[[ Records, beginning ]]

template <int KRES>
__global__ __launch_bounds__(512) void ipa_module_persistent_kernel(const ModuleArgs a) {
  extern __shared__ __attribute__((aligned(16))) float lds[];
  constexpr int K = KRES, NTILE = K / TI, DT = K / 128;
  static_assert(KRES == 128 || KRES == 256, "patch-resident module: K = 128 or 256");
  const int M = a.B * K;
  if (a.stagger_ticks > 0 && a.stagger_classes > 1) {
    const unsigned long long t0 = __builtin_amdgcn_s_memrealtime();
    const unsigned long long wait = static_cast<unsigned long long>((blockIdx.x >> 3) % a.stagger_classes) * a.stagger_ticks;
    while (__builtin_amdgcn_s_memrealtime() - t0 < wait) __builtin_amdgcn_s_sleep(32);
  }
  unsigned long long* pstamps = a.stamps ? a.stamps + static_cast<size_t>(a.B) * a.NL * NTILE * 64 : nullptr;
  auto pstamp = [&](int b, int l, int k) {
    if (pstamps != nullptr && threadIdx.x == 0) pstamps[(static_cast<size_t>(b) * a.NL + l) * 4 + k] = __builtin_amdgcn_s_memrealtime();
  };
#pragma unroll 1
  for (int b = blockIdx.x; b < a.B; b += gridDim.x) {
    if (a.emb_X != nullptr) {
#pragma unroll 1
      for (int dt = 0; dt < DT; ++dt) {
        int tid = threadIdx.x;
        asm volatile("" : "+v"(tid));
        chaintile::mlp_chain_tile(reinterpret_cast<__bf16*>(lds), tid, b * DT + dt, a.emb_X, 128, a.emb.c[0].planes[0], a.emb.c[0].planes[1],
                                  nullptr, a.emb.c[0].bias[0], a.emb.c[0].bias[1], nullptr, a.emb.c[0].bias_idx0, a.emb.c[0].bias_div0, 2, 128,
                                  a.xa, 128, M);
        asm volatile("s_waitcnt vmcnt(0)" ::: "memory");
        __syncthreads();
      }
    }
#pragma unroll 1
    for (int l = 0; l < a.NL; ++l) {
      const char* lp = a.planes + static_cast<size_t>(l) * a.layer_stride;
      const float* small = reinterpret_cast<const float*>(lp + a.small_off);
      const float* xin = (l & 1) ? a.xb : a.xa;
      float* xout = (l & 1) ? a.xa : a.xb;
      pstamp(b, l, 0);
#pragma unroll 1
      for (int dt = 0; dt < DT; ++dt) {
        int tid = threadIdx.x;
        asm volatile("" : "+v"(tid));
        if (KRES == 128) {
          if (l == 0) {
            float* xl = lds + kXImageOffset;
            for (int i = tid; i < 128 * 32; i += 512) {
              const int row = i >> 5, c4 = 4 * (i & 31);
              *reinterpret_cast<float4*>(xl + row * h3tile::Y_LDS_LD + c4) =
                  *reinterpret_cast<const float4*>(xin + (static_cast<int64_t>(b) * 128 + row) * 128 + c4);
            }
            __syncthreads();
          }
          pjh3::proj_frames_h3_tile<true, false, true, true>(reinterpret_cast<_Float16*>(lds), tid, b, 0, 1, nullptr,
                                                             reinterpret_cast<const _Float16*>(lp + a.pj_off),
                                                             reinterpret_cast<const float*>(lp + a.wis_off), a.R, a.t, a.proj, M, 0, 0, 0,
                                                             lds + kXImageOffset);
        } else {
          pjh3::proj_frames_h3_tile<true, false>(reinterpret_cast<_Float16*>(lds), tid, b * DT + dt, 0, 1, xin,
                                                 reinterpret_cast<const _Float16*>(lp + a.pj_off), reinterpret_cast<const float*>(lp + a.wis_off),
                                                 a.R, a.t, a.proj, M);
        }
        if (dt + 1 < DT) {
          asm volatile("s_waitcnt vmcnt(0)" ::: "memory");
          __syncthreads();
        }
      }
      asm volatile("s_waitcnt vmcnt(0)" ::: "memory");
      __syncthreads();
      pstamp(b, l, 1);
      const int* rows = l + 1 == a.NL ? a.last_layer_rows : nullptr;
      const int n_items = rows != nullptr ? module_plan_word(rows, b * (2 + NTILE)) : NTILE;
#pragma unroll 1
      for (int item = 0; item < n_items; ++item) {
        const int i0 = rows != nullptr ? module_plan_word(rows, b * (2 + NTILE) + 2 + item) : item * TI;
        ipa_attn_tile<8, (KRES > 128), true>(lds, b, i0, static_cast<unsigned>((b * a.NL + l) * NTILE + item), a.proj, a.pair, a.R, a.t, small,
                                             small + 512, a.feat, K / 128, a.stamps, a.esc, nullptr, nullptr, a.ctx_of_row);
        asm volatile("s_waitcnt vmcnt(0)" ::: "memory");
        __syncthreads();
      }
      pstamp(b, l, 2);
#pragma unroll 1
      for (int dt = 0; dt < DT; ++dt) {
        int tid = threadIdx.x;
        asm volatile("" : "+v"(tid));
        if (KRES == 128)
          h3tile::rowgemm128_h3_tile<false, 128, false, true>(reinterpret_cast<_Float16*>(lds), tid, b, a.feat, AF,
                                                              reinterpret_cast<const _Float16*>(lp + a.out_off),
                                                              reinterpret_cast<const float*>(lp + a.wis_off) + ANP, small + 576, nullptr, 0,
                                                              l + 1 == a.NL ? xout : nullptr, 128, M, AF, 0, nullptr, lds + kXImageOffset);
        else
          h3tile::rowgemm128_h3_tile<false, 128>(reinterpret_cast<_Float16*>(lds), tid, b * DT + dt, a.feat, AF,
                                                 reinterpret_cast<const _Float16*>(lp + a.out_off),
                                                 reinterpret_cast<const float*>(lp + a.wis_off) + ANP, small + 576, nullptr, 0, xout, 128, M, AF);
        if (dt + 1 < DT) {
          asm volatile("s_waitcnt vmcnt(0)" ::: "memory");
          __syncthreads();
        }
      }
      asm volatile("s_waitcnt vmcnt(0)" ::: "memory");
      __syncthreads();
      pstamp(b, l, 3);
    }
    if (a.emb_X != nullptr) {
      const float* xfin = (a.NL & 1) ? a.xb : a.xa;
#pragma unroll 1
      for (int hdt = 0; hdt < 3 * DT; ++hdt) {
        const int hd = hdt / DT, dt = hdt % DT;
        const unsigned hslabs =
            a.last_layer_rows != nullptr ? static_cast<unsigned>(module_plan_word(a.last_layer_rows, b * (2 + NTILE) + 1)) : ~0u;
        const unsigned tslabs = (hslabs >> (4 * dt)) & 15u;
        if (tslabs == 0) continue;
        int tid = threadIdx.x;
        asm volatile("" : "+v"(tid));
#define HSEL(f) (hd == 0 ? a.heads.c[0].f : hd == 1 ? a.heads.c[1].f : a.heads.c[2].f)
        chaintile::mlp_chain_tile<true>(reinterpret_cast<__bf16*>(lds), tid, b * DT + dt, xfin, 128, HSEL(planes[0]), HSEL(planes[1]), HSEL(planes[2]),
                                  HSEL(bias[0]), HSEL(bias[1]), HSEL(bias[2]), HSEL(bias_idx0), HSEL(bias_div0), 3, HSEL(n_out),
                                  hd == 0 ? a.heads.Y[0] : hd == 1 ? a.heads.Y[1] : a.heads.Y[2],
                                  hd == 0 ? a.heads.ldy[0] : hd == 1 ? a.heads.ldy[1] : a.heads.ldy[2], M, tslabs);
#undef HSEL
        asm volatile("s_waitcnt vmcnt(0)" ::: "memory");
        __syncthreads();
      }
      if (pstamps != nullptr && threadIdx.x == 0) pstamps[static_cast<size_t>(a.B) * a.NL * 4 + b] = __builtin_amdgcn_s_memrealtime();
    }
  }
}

[[ Records, end ]]

Restate verbatim all lines from the start of the data through the line containing "const unsigned long long wait", with both ends kept.

template <int KRES>
__global__ __launch_bounds__(512) void ipa_module_persistent_kernel(const ModuleArgs a) {
  extern __shared__ __attribute__((aligned(16))) float lds[];
  constexpr int K = KRES, NTILE = K / TI, DT = K / 128;
  static_assert(KRES == 128 || KRES == 256, "patch-resident module: K = 128 or 256");
  const int M = a.B * K;
  if (a.stagger_ticks > 0 && a.stagger_classes > 1) {
    const unsigned long long t0 = __builtin_amdgcn_s_memrealtime();
    const unsigned long long wait = static_cast<unsigned long long>((blockIdx.x >> 3) % a.stagger_classes) * a.stagger_ticks;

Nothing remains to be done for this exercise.